• MATERIAL SHOWN:
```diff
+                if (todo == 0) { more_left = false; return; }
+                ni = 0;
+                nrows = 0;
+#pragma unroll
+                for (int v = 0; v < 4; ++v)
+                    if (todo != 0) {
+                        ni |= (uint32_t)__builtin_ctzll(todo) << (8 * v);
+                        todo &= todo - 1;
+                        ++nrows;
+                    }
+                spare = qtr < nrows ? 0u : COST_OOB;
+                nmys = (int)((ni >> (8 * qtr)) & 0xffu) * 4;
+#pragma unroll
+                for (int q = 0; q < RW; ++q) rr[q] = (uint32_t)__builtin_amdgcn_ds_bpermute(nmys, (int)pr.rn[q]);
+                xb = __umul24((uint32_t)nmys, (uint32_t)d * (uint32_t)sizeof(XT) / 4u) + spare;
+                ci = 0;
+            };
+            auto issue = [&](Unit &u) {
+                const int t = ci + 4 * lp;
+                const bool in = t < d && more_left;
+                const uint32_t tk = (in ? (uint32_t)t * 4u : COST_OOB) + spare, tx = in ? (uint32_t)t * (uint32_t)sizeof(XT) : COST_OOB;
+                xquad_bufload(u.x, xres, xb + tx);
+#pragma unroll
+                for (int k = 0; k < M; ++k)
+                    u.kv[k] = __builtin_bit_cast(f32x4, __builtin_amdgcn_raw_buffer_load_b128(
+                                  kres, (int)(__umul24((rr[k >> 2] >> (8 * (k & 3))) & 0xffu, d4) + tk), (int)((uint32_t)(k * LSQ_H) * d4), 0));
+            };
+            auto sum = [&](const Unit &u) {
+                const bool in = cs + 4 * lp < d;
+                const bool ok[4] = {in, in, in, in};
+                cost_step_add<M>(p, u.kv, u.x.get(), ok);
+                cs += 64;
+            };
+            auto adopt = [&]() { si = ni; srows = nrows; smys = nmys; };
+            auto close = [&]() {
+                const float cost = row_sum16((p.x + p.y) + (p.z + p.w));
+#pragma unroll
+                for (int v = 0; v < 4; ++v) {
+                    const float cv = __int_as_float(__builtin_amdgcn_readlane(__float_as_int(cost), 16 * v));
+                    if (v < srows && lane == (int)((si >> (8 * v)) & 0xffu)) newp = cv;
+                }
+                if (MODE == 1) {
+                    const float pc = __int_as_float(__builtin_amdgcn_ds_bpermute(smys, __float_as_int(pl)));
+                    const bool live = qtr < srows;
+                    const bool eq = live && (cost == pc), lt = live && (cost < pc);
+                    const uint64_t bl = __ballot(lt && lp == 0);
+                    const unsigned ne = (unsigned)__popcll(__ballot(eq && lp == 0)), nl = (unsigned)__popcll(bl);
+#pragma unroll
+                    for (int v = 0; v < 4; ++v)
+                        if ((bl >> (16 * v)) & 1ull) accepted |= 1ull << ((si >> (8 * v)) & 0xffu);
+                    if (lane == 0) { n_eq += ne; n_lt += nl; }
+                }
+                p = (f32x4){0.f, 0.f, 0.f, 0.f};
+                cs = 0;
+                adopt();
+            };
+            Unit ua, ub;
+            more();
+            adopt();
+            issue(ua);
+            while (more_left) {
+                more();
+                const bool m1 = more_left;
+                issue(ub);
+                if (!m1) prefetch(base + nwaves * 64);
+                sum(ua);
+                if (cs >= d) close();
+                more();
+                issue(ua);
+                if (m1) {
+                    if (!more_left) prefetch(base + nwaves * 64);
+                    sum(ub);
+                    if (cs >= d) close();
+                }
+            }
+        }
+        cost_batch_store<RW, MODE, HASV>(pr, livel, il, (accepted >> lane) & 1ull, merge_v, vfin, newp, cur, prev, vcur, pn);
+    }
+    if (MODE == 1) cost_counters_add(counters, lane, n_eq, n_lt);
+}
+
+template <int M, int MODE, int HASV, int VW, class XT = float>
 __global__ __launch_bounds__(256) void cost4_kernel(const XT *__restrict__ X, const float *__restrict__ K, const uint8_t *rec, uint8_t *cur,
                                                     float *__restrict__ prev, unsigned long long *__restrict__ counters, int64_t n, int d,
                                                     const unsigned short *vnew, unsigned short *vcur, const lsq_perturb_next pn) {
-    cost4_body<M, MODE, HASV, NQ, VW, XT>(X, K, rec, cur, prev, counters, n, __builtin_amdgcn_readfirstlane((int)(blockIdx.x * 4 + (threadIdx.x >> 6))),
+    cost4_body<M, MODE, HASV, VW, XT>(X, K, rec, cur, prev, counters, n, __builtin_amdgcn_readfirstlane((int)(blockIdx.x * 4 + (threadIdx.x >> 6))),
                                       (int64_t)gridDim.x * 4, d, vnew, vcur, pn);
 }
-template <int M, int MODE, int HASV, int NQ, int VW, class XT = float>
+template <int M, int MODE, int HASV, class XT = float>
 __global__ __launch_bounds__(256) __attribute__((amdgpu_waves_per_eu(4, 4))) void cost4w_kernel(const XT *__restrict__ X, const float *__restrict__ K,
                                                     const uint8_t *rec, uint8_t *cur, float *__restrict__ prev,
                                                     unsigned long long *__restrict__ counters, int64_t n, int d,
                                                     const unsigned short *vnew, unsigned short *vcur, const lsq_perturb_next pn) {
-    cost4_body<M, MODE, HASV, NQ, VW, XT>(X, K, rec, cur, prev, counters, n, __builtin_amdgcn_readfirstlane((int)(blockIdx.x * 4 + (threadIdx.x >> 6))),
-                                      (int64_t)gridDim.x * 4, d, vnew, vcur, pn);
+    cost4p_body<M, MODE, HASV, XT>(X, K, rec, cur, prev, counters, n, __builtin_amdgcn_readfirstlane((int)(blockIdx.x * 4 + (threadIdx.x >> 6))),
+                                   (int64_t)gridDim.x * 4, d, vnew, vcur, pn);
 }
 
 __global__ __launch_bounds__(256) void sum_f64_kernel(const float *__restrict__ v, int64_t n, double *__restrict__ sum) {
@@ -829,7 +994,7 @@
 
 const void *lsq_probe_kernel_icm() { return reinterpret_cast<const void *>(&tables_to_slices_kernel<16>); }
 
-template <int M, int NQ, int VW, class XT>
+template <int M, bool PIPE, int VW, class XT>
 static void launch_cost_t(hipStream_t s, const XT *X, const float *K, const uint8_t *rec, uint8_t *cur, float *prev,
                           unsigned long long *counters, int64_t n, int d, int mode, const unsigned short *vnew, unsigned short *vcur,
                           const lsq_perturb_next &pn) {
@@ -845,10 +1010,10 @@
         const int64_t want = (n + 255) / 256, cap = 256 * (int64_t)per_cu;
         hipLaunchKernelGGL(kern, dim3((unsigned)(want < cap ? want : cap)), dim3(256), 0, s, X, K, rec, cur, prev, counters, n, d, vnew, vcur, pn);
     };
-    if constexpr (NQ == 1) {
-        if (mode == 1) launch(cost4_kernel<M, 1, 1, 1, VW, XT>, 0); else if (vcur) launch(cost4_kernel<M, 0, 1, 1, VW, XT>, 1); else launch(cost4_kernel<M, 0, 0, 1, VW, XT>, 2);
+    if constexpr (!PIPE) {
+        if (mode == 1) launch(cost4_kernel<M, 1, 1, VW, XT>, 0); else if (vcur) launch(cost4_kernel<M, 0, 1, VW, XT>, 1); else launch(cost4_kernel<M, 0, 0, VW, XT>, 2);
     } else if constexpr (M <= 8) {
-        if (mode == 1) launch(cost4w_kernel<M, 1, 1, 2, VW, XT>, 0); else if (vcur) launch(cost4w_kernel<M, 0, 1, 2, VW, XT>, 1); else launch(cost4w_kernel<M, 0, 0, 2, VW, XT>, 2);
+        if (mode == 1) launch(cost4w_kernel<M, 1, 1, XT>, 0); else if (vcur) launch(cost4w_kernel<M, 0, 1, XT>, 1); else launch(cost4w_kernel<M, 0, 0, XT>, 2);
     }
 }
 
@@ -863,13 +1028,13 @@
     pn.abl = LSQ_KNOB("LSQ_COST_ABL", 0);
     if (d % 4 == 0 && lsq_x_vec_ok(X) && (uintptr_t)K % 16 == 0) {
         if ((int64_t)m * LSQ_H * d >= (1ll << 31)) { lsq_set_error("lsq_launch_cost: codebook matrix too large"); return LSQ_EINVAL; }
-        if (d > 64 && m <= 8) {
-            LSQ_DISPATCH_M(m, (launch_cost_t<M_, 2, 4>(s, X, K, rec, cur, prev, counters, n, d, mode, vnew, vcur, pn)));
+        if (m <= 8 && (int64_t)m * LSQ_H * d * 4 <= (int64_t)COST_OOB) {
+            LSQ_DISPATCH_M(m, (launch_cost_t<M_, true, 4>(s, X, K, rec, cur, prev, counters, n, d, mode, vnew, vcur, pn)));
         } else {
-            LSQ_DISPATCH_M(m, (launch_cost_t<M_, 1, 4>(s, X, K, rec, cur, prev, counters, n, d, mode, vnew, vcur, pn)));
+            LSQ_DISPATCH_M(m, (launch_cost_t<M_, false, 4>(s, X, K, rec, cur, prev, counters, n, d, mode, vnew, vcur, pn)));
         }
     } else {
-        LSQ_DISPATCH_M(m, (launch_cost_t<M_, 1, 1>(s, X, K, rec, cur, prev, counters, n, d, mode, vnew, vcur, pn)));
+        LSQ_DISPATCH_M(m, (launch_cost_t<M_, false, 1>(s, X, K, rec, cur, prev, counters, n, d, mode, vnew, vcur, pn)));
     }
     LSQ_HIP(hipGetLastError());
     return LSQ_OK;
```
--
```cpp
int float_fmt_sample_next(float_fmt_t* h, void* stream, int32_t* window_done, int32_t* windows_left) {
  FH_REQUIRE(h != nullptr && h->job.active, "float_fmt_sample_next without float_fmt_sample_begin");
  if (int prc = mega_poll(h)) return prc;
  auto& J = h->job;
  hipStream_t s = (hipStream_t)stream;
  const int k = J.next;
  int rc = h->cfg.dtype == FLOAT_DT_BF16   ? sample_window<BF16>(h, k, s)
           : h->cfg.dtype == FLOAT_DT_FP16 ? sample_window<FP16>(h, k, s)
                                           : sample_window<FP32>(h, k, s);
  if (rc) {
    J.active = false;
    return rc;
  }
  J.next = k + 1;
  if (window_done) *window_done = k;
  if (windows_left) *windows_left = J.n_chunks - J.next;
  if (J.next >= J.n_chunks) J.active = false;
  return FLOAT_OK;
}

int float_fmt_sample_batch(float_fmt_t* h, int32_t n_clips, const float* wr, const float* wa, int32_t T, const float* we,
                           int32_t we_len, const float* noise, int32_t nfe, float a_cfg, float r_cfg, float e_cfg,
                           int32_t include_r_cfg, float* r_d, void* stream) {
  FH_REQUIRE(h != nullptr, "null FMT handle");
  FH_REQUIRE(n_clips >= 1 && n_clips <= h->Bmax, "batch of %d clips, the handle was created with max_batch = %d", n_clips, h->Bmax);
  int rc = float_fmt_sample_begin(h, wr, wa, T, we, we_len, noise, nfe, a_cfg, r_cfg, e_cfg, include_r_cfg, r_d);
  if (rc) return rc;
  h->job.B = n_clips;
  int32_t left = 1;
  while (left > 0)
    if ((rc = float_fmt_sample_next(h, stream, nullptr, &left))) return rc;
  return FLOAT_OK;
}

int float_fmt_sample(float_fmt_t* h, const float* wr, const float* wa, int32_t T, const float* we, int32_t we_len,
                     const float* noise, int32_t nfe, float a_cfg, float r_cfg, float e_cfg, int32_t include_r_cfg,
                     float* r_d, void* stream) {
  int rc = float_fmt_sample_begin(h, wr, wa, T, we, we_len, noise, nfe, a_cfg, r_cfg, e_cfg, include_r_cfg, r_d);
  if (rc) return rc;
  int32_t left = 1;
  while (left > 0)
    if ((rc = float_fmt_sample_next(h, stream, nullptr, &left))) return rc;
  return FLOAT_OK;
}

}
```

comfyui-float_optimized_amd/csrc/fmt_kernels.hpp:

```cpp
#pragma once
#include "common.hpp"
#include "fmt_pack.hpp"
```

• WHAT YOU SHOULD DO:
Of the lines above, copy each that contains "srows".

• ANSWER SECTION:
+            auto adopt = [&]() { si = ni; srows = nrows; smys = nmys; };
+                    if (v < srows && lane == (int)((si >> (8 * v)) & 0xffu)) newp = cv;
+                    const bool live = qtr < srows;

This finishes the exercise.